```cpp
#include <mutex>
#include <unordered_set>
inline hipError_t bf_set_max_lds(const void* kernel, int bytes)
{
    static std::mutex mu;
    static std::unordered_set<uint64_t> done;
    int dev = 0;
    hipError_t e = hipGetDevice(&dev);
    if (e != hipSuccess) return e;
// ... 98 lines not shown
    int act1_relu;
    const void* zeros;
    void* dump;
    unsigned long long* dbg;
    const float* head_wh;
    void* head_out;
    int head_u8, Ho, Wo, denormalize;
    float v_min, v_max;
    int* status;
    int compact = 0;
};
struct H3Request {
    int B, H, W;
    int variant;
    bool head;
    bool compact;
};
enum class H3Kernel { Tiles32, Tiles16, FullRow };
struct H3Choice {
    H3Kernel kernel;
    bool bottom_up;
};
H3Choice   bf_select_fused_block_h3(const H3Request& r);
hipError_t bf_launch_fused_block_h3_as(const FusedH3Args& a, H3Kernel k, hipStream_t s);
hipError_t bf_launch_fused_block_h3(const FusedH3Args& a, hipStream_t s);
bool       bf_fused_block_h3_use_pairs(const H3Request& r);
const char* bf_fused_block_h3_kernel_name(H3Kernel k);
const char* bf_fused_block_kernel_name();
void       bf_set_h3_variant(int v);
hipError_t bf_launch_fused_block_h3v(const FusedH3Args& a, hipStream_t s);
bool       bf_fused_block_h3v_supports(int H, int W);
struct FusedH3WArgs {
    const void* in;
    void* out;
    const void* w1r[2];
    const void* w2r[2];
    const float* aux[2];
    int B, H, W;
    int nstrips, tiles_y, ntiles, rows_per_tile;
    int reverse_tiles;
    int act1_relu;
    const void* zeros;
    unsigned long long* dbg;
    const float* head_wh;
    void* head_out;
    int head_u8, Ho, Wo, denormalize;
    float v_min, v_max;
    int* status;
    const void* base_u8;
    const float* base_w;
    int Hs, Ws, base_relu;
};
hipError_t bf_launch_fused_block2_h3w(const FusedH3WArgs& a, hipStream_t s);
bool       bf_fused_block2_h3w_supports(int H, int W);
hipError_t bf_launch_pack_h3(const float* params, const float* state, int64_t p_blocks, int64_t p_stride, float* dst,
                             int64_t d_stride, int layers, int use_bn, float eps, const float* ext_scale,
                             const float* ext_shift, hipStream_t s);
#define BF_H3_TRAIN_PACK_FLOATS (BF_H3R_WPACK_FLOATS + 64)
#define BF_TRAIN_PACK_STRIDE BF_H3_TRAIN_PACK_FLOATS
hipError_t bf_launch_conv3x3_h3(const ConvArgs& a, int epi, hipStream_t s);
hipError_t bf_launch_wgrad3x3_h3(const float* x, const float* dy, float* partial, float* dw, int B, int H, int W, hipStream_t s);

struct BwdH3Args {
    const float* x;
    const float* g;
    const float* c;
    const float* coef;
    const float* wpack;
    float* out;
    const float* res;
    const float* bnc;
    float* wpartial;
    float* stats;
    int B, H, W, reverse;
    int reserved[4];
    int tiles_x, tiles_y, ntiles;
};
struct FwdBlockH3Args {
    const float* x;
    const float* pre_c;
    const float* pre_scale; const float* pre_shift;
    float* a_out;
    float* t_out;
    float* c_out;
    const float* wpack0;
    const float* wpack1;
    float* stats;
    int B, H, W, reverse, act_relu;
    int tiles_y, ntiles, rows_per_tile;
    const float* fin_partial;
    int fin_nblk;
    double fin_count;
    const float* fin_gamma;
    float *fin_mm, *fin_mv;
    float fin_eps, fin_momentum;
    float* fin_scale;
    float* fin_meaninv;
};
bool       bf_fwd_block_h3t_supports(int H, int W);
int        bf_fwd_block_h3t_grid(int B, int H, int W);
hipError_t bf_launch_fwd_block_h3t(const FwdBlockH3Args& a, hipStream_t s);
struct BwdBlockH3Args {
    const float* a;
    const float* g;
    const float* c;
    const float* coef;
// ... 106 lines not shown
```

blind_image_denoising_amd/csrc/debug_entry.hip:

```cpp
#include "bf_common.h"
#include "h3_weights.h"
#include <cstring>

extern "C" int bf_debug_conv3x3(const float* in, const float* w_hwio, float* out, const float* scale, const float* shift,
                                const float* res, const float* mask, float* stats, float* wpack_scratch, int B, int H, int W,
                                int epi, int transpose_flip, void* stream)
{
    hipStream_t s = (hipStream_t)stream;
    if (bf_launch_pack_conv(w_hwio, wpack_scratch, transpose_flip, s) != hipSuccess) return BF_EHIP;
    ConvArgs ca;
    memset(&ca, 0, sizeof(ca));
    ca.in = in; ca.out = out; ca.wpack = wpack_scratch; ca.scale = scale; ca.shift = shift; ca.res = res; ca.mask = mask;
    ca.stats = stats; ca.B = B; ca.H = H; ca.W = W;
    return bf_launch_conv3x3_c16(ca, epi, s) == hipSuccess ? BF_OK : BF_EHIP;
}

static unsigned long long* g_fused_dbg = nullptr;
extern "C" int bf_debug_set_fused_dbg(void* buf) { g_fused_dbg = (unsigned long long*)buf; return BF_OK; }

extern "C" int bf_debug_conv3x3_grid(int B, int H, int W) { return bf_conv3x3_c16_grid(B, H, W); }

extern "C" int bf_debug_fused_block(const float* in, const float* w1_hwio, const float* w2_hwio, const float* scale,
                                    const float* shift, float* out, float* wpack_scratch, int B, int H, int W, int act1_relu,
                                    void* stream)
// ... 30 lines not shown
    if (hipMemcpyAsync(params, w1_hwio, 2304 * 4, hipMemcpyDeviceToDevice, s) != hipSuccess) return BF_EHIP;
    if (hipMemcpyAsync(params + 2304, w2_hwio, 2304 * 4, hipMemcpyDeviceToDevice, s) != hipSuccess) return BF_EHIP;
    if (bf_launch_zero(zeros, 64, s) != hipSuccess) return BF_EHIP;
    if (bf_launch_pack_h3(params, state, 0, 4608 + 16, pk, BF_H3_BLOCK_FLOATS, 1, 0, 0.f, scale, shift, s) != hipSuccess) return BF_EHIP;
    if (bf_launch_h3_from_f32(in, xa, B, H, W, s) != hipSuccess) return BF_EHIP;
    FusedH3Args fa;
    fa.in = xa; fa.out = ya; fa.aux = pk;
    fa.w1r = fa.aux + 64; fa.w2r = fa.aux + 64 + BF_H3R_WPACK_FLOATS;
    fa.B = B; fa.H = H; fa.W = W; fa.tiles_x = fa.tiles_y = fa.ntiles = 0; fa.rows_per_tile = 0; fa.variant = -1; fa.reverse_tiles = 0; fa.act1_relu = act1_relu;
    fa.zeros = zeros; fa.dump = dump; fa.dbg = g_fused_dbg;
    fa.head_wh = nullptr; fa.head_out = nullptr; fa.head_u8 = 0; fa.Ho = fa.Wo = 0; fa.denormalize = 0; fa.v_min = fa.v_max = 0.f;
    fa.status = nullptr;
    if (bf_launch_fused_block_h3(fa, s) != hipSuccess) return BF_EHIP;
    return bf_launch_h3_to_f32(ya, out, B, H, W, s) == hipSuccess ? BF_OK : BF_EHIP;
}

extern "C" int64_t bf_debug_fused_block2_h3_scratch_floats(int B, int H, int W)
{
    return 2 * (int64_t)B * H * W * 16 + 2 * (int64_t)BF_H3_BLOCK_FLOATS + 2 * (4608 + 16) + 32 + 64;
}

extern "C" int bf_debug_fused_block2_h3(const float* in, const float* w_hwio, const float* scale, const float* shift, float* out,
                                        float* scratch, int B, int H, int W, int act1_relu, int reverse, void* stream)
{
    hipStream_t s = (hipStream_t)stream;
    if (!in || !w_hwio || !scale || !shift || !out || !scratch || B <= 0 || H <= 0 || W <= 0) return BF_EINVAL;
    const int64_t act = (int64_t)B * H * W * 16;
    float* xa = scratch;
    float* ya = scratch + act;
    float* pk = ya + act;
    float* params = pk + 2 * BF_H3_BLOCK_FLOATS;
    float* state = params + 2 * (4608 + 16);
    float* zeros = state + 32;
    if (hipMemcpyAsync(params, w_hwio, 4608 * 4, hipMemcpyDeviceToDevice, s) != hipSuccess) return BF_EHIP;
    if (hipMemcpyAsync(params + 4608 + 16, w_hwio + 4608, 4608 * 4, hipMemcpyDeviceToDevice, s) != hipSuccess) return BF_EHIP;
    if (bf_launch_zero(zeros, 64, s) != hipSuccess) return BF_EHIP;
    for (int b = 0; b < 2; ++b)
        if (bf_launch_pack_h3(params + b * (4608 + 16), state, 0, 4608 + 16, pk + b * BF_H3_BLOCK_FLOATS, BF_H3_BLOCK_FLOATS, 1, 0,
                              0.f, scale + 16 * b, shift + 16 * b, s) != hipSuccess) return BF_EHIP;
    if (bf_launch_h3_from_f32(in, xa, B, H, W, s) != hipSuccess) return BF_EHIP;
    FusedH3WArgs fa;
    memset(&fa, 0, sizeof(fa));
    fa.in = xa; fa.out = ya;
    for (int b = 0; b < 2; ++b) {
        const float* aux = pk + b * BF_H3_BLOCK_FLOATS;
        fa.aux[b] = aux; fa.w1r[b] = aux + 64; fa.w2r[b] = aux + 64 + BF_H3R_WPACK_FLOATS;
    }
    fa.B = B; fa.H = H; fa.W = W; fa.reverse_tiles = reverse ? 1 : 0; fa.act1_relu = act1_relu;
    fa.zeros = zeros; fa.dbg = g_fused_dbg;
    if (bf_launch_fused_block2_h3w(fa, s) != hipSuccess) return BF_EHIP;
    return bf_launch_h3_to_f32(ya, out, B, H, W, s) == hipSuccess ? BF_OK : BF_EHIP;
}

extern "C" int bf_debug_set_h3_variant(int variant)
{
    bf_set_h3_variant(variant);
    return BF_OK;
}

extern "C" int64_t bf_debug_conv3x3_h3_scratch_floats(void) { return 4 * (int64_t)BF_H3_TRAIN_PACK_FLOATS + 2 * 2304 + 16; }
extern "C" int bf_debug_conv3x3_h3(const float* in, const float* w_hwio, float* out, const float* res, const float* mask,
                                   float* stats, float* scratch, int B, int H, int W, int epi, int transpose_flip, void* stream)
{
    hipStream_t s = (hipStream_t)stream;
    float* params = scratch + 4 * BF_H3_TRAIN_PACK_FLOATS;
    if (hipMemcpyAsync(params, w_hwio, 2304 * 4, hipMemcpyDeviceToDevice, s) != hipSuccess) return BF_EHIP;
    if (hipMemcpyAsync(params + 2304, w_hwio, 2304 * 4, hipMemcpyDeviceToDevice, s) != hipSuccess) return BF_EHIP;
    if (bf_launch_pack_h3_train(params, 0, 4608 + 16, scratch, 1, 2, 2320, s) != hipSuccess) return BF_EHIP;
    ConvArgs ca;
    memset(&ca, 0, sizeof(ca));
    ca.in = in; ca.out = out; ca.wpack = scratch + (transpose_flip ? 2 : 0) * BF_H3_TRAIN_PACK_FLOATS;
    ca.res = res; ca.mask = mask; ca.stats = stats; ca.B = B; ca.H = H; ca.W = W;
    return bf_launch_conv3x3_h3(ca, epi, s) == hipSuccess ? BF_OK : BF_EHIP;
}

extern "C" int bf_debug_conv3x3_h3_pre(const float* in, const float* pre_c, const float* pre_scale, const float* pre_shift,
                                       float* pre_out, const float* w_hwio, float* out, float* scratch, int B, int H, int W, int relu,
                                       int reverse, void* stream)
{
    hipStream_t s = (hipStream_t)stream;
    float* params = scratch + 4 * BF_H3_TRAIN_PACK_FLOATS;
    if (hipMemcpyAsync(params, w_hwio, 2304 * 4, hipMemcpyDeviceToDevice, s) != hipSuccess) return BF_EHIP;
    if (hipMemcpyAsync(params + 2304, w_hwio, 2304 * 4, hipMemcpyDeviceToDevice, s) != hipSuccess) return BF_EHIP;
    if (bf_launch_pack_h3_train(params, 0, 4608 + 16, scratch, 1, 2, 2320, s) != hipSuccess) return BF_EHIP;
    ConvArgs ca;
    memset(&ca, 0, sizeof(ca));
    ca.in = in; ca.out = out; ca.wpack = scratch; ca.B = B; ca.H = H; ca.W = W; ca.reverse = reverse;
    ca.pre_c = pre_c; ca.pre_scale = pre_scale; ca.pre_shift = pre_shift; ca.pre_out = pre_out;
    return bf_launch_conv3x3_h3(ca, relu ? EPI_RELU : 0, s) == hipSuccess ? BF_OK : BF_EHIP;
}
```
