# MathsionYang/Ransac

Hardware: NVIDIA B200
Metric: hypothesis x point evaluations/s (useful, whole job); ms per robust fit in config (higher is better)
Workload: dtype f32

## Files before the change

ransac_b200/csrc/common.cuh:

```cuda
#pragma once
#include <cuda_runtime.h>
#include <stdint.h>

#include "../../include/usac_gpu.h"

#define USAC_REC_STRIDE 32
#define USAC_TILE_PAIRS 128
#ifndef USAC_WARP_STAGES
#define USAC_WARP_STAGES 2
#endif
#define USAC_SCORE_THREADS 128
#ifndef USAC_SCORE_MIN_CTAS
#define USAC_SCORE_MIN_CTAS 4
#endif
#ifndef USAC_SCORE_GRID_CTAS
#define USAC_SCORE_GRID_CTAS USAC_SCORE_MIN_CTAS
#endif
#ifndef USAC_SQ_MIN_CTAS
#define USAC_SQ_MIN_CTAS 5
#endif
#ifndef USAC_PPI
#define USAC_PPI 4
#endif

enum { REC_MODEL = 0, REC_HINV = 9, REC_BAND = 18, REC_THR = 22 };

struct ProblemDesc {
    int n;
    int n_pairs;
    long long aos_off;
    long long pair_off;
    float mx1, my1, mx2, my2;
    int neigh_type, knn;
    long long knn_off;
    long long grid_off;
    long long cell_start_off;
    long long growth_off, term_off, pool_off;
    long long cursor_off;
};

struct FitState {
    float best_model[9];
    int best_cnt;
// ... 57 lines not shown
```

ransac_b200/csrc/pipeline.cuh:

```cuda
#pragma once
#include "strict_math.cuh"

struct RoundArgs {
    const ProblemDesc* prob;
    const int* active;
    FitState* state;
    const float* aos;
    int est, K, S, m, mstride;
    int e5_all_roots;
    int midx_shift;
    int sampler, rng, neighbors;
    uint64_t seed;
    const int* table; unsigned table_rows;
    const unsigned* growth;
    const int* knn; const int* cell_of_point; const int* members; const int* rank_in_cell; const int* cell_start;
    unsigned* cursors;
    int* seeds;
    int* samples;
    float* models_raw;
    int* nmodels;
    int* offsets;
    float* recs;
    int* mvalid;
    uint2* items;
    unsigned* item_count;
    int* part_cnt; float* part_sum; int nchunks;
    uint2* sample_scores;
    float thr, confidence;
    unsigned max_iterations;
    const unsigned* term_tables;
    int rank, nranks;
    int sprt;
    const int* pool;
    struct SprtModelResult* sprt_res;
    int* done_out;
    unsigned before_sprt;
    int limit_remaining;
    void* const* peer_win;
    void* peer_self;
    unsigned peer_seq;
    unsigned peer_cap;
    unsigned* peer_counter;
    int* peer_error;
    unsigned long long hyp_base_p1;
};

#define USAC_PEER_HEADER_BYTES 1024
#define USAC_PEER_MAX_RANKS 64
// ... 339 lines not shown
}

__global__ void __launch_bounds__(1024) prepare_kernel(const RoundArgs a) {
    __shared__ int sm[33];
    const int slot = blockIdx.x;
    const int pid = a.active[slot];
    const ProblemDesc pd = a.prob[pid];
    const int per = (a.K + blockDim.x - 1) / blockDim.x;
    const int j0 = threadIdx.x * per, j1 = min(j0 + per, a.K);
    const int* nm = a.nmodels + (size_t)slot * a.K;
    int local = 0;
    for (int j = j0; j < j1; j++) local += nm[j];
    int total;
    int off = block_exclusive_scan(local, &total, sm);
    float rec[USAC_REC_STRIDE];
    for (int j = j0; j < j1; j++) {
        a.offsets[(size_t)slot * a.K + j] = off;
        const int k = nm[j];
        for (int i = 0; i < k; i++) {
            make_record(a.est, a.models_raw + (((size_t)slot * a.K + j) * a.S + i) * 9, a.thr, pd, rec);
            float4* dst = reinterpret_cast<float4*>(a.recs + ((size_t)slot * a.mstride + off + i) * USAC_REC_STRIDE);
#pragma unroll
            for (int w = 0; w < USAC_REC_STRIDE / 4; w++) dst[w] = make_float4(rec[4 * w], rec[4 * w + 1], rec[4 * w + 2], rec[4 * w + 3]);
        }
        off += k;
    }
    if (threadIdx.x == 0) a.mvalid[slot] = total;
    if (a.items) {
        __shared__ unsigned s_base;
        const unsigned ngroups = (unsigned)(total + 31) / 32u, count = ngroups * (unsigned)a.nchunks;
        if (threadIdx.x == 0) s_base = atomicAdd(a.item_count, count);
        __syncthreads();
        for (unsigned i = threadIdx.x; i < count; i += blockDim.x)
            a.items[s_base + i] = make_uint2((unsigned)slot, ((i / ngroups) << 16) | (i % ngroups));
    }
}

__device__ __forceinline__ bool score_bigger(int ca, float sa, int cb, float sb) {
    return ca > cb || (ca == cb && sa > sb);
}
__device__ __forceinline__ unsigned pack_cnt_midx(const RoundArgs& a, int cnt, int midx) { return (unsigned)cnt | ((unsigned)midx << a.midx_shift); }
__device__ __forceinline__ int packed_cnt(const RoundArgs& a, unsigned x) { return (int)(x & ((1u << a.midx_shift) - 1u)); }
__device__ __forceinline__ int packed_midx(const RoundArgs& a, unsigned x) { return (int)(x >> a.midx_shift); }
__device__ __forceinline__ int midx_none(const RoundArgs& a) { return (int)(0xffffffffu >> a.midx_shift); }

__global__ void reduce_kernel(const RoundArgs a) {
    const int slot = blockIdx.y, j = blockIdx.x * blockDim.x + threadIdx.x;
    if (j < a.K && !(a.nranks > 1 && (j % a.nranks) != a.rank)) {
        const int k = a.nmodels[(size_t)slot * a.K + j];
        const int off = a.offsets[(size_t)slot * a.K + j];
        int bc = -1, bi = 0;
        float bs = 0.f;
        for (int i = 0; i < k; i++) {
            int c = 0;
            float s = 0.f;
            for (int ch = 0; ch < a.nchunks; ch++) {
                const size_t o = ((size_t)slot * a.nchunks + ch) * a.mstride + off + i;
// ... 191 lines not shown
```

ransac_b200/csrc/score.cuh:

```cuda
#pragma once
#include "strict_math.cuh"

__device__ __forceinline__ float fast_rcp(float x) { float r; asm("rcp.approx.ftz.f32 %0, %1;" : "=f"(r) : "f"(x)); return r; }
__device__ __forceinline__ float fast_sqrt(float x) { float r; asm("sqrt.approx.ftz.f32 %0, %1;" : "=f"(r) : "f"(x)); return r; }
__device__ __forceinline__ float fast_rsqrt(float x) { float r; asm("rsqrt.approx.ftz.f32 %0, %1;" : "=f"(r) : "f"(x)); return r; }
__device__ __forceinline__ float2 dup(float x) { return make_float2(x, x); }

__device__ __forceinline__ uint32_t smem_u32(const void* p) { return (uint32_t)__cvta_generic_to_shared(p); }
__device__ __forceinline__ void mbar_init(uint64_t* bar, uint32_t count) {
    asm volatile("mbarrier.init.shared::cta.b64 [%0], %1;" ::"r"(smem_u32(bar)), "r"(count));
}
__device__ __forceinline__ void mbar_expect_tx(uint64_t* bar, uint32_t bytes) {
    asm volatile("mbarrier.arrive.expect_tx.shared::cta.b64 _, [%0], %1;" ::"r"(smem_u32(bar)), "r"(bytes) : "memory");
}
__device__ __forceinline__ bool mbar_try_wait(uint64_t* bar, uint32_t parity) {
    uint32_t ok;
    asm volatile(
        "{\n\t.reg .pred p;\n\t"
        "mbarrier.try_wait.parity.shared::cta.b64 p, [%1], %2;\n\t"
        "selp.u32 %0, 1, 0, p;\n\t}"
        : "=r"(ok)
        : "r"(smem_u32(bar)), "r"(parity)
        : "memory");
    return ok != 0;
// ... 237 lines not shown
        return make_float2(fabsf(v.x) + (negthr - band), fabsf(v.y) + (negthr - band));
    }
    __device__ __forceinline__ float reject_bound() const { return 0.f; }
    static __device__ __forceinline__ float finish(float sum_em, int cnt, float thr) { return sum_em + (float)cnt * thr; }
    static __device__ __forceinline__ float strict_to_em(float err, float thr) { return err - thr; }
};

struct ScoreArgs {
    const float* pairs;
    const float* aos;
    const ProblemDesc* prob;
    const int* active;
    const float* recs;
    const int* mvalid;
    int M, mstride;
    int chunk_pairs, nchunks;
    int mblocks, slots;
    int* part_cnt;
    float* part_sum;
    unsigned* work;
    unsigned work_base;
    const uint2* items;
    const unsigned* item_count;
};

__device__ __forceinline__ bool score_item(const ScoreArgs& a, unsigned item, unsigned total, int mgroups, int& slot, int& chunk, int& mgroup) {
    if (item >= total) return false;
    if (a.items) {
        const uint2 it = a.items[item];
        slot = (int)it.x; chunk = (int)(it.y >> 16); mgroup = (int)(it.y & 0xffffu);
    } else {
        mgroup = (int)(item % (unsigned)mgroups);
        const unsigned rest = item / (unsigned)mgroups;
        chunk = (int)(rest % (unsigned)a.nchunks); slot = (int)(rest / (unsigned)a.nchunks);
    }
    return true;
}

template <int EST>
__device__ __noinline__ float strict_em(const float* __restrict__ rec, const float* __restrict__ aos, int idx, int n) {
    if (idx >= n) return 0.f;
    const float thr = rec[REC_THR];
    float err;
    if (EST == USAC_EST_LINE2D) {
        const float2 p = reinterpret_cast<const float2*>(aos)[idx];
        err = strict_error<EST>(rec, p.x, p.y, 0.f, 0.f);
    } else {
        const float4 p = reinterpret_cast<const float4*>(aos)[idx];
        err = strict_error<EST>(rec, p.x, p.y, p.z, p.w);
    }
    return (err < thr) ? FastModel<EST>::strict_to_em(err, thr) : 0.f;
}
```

══════

**Work to complete**
The answer to this exercise is one number: how many lines of the records above contain the string "bool".

**Task answer**
10